template <int NTN>
__global__ __launch_bounds__(256, THIN_OCC) void conv_thin16_kernel(const ConvArgs a) {
    constexpr int CIN = 16;
    __shared__ __attribute__((aligned(16))) unsigned char lds[4 * PLANE];
    const int tid = threadIdx.x, lane = tid & 63;
    const int wave = __builtin_amdgcn_readfirstlane(tid >> 6);
    const int li = lane & 15, kq = lane >> 4;
    const int half = kq & 1, tsel = kq >> 1;

    const int ex = f16_scale_exp(amax_read(a.amax_in[0])), ew = f16_scale_exp(*a.amax_w);
    const float x_scale = exp2i(ex), w_scale = exp2i(ew);
    const float omul = exp2i(-ex) * exp2i(-ew);
    const bool lazy = a.src[0].la != nullptr;
    f32x4 lzA = {0.f, 0.f, 0.f, 0.f}, lzB = lzA;
    if (lazy) {
        lzA = reinterpret_cast<const f32x4 *>(a.src[0].la)[tid & 3];
        lzB = reinterpret_cast<const f32x4 *>(a.src[0].lb)[tid & 3];
#pragma unroll
        for (int j = 0; j < 4; ++j) { lzA[j] *= x_scale; lzB[j] *= x_scale; }
    }
    const unsigned x_bytes = (unsigned)(a.Hin * a.Win * CIN) * 4u;
    unsigned okm = 0u;

    f16x8 bw[5][2][NTN];
#pragma unroll
    for (int s = 0; s < 5; ++s) {
        const int tap = 2 * s + tsel;
#pragma unroll
        for (int nt = 0; nt < NTN; ++nt) {
            f16x8 h8, l8;
#pragma unroll
            for (int c4 = 0; c4 < 2; ++c4) {
                f32x4 w = {0.f, 0.f, 0.f, 0.f};
                if (tap < 9)
                    w = *reinterpret_cast<const f32x4 *>(a.wpk + ((size_t)(tap * (CIN / 4) + half * 2 + c4) * a.CoutP + nt * 16 + li) * 4);
#pragma unroll
                for (int j = 0; j < 4; ++j) {
                    const float ws = w[j] * w_scale;
                    const _Float16 hh = (_Float16)ws;
                    h8[c4 * 4 + j] = hh;
                    l8[c4 * 4 + j] = (_Float16)(ws - (float)hh);
                }
            }
            bw[s][0][nt] = h8;
            bw[s][1][nt] = l8;
        }
    }

    float sc[NTN], bi[NTN], sh[NTN];
    bool nok[NTN];
#pragma unroll
    for (int nt = 0; nt < NTN; ++nt) {
        const int n = nt * 16 + li;
        nok[nt] = n < a.Cout;
        sc[nt] = (a.scale && nok[nt]) ? a.scale[n] : 1.f;
        bi[nt] = (a.bias && nok[nt]) ? a.bias[n] : 0.f;
        sh[nt] = (a.stat_shift && nok[nt]) ? a.stat_shift[n] : 0.f;
    }
    const bool do_stats = a.stats != nullptr, has_res = a.res != nullptr;
    const float floor_v = a.relu ? 0.f : -__builtin_inff();
    float vmax = 0.f;
    const bool bm = a.bm_y != nullptr;
    const int bm_relu = a.bm_relu;
    float ma[NTN], mb[NTN];
#pragma unroll
    for (int nt = 0; nt < NTN; ++nt) {
        ma[nt] = (bm && bm_relu == 2 && nok[nt]) ? a.bm_a[nt * 16 + li] : 0.f;
        mb[nt] = (bm && bm_relu == 2 && nok[nt]) ? a.bm_b[nt * 16 + li] : 0.f;
    }

    int s_off[NI], s_dst[NI];
#pragma unroll
    for (int i = 0; i < NI; ++i) {
        const int e = tid + 256 * i;
        const int c4 = e & 3, px = (e >> 2) % IP, row = (e >> 2) / IP;
        s_off[i] = ((row * a.Win + px) * CIN + c4 * 4) * 4;
        s_dst[i] = e < ITEMS ? ((c4 >> 1) * PLANE) + (row * IP + px) * 16 + (c4 & 1) * 8 : -1;
    }

    const int tiles_per_img = (a.Hout + TR - 1) / TR;
    const int nstrips = (a.Wout + TW - 1) / TW;
    for (int tile = xcd_order(blockIdx.x, gridDim.x); tile < a.B * tiles_per_img; tile += gridDim.x) {
        const int img = tile / tiles_per_img, oy0 = (tile - img * tiles_per_img) * TR;
        const __amdgpu_buffer_rsrc_t r_x = make_rsrc(a.src[0].p + (size_t)img * a.Hin * a.Win * CIN, (unsigned)(a.Hin * a.Win * CIN) * 4u);
        __amdgpu_buffer_rsrc_t r_out[2], r_res[2];
#pragma unroll
        for (int q = 0; q < 2; ++q) {
            const int oy = oy0 + 2 * wave + q;
            const bool ok = oy < a.Hout;
            const size_t row = (size_t)img * a.Hout + (ok ? oy : 0);
            r_out[q] = make_rsrc(a.out + row * a.Wout * a.out_ld, ok ? (unsigned)(a.Wout * a.out_ld) * 4u : 0u);
            r_res[q] = make_rsrc(has_res ? a.res + row * a.Wout * a.res_ld : a.out, (has_res && ok) ? (unsigned)(a.Wout * a.res_ld) * 4u : 0u);
        }
        float ssum[2][NTN], ssq[2][NTN];
#pragma unroll
        for (int q = 0; q < 2; ++q)
#pragma unroll
            for (int nt = 0; nt < NTN; ++nt) ssum[q][nt] = ssq[q][nt] = 0.f;

        f32x4 pre[NI];
        const int band_off = ((oy0 - 1) * a.Win - 1) * CIN * 4;
        auto fetch = [&](int strip) {
            const int x0 = strip * TW - 1, so = band_off + strip * TW * CIN * 4;
            okm = 0u;
            if (strip > 0 && x0 + IP <= a.Win) {
#pragma unroll
                for (int i = 0; i < NI; ++i) {
                    const int vo = s_dst[i] >= 0 ? s_off[i] + so : BUF_OOB;
                    pre[i] = buf_load4(r_x, vo, 0);
                    if (lazy) okm |= ((unsigned)vo < x_bytes ? 1u : 0u) << i;
                }
            } else {
#pragma unroll
                for (int i = 0; i < NI; ++i) {
                    const int px = ((s_dst[i] % PLANE) >> 4) % IP;
                    const bool ok = s_dst[i] >= 0 && (unsigned)(x0 + px) < (unsigned)a.Win;
                    const int vo = ok ? s_off[i] + so : BUF_OOB;
                    pre[i] = buf_load4(r_x, vo, 0);
                    if (lazy) okm |= ((unsigned)vo < x_bytes ? 1u : 0u) << i;
                }
            }
        };
        auto store = [&]() {
#pragma unroll
            for (int i = 0; i < NI; ++i) {
                if (256 * (i + 1) > ITEMS && s_dst[i] < 0) continue;
                f16x4 h4, l4;
                const float cap = ((okm >> i) & 1u) ? __builtin_inff() : 0.f;
#pragma unroll
                for (int j = 0; j < 4; ++j) {
                    const float xs = lazy ? lazy_act(pre[i][j], lzA[j], lzB[j], cap) : pre[i][j] * x_scale;
                    const _Float16 hh = (_Float16)xs;
                    h4[j] = hh;
                    l4[j] = (_Float16)(xs - (float)hh);
                }
                *reinterpret_cast<f16x4 *>(lds + s_dst[i]) = h4;
                *reinterpret_cast<f16x4 *>(lds + 2 * PLANE + s_dst[i]) = l4;
            }
        };

        fetch(0);
        for (int strip = 0; strip < nstrips; ++strip) {
            __syncthreads();
            store();
            __syncthreads();
            if (strip + 1 < nstrips) fetch(strip + 1);
            const int sx0 = strip * TW;
#pragma unroll
            for (int q = 0; q < 2; ++q) {
                const int trow = 2 * wave + q;
#pragma unroll THIN_MT_UNROLL
                for (int mt = 0; mt < TW / 16; ++mt) {
                    const int x0 = sx0 + mt * 16;
                    if (x0 >= a.Wout) break;
                    f32x4v acc[NTN], accm[NTN];
#pragma unroll
                    for (int nt = 0; nt < NTN; ++nt) { acc[nt] = f32x4v{0.f, 0.f, 0.f, 0.f}; accm[nt] = f32x4v{0.f, 0.f, 0.f, 0.f}; }
                    const bool rok = oy0 + trow < a.Hout;
                    float ybm[NTN][4], zbm[NTN][4];
                    if (bm) {
#pragma unroll
                        for (int nt = 0; nt < NTN; ++nt) {
                            const size_t at0 = (((size_t)img * a.Hout + (rok ? oy0 + trow : 0)) * a.Wout + x0 + 4 * kq) * a.Cout + nt * 16 + li;
#pragma unroll
                            for (int e = 0; e < 4; ++e) {
                                const bool ld = rok && nok[nt];
                                ybm[nt][e] = ld ? a.bm_y[at0 + (size_t)e * a.Cout] : 0.f;
                                zbm[nt][e] = (ld && bm_relu == 1) ? a.bm_z[at0 + (size_t)e * a.Cout] : 1.f;
                            }
                        }
                    }
#pragma unroll
                    for (int s = 0; s < 5; ++s) {
                        const int tap = 2 * s + tsel;
                        const int r = tap / 3, c = tap - 3 * r;
                        f16x8 ah = {0, 0, 0, 0, 0, 0, 0, 0}, al = ah;
                        if (tap < 9) {
                            const unsigned char *p = lds + half * PLANE + ((trow + r) * IP + mt * 16 + li + c) * 16;
                            ah = *reinterpret_cast<const f16x8 *>(p);
                            al = *reinterpret_cast<const f16x8 *>(p + 2 * PLANE);
                        }
#pragma unroll
                        for (int nt = 0; nt < NTN; ++nt) {
                            accm[nt] = __builtin_amdgcn_mfma_f32_16x16x32_f16(al, bw[s][0][nt], accm[nt], 0, 0, 0);
                            accm[nt] = __builtin_amdgcn_mfma_f32_16x16x32_f16(ah, bw[s][1][nt], accm[nt], 0, 0, 0);
                            acc[nt] = __builtin_amdgcn_mfma_f32_16x16x32_f16(ah, bw[s][0][nt], acc[nt], 0, 0, 0);
                        }
                    }
#pragma unroll
                    for (int nt = 0; nt < NTN; ++nt) {
                        const int n = nt * 16 + li;
                        const int v_out = nok[nt] ? ((4 * kq) * a.out_ld + a.out_coff + n) * 4 : BUF_OOB;
                        const int v_res = nok[nt] ? ((4 * kq) * a.res_ld + n) * 4 : BUF_OOB;
                        float rv[4];
                        if (has_res) {
#pragma unroll
                            for (int e = 0; e < 4; ++e) rv[e] = buf_load1(r_res[q], v_res, (x0 + e) * a.res_ld * 4);
                        }
#pragma unroll
                        for (int e = 0; e < 4; ++e) {
                            float v = ((accm[nt][e] + acc[nt][e]) * omul) * sc[nt] + bi[nt];
                            if (has_res) v += rv[e];
                            if (bm) {
                                if (rok && nok[nt]) {
                                    const float yv = ybm[nt][e];
                                    const bool on = bm_relu == 0 || (bm_relu == 1 ? zbm[nt][e] > 0.f : fmaf(yv, ma[nt], mb[nt]) > 0.f);
                                    v = on ? v : 0.f;
                                    ssum[q][nt] += v;
                                    ssq[q][nt] = fmaf(v, yv, ssq[q][nt]);
                                }
                            } else if (do_stats) {
                                const float d = v - sh[nt];
                                ssum[q][nt] += d;
                                ssq[q][nt] += d * d;
                            }
                            v = fmaxf(v, floor_v);
                            vmax = fmaxf(vmax, (nok[nt] && oy0 + trow < a.Hout) ? fabsf(v) : 0.f);
                            buf_store1(v, r_out[q], v_out, (x0 + e) * a.out_ld * 4);
                        }
                    }
                }
            }
        }
        if (do_stats) {
#pragma unroll
            for (int q = 0; q < 2; ++q) {
                const int oy = oy0 + 2 * wave + q;
                if (oy >= a.Hout) continue;
#pragma unroll
                for (int nt = 0; nt < NTN; ++nt) {
                    float s1 = ssum[q][nt], s2 = ssq[q][nt];
                    s1 += __shfl_xor(s1, 16); s2 += __shfl_xor(s2, 16);
                    s1 += __shfl_xor(s1, 32); s2 += __shfl_xor(s2, 32);
                    if (kq == 0 && nok[nt]) {
                        float *dst = a.stats + (((size_t)img * a.Hout + oy) * a.CoutP + nt * 16 + li) * 2;
                        dst[0] = s1;
                        dst[1] = s2;
                    }
                }
            }
        }
    }
    if (a.amax_out) amax_update_wave(a.amax_out, vmax);
}

bool conv_thin_ok(const ConvArgs &a, int ks, int stride) {
#ifdef MC_NO_CONV_THIN
    return false;
#endif
    return a.prec == 3 && ks == 3 && stride == 1 && a.nsrc == 1 && a.Cin == 16 && a.Cout == 16 && a.amax_in[0] && a.amax_w &&
           a.Wout % 16 == 0 && a.Hout == a.Hin && a.Wout == a.Win && a.CoutP >= 16;
}

hipError_t launch_conv_thin(const ConvArgs &a, hipStream_t st) {
    const int tiles = a.B * ((a.Hout + TR - 1) / TR);
    hipLaunchKernelGGL((conv_thin16_kernel<1>), dim3(tiles < 4096 ? tiles : 4096), dim3(256), 0, st, a);
    return hipGetLastError();
}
------------------------------------------------
TASK GOAL:
Please return the lines above exactly, from the first one down to the line with "for (int c4", and stop after that line.

TASK RESULT:
template <int NTN>
__global__ __launch_bounds__(256, THIN_OCC) void conv_thin16_kernel(const ConvArgs a) {
    constexpr int CIN = 16;
    __shared__ __attribute__((aligned(16))) unsigned char lds[4 * PLANE];
    const int tid = threadIdx.x, lane = tid & 63;
    const int wave = __builtin_amdgcn_readfirstlane(tid >> 6);
    const int li = lane & 15, kq = lane >> 4;
    const int half = kq & 1, tsel = kq >> 1;

    const int ex = f16_scale_exp(amax_read(a.amax_in[0])), ew = f16_scale_exp(*a.amax_w);
    const float x_scale = exp2i(ex), w_scale = exp2i(ew);
    const float omul = exp2i(-ex) * exp2i(-ew);
    const bool lazy = a.src[0].la != nullptr;
    f32x4 lzA = {0.f, 0.f, 0.f, 0.f}, lzB = lzA;
    if (lazy) {
        lzA = reinterpret_cast<const f32x4 *>(a.src[0].la)[tid & 3];
        lzB = reinterpret_cast<const f32x4 *>(a.src[0].lb)[tid & 3];
#pragma unroll
        for (int j = 0; j < 4; ++j) { lzA[j] *= x_scale; lzB[j] *= x_scale; }
    }
    const unsigned x_bytes = (unsigned)(a.Hin * a.Win * CIN) * 4u;
    unsigned okm = 0u;

    f16x8 bw[5][2][NTN];
#pragma unroll
    for (int s = 0; s < 5; ++s) {
        const int tap = 2 * s + tsel;
#pragma unroll
        for (int nt = 0; nt < NTN; ++nt) {
            f16x8 h8, l8;
#pragma unroll
            for (int c4 = 0; c4 < 2; ++c4) {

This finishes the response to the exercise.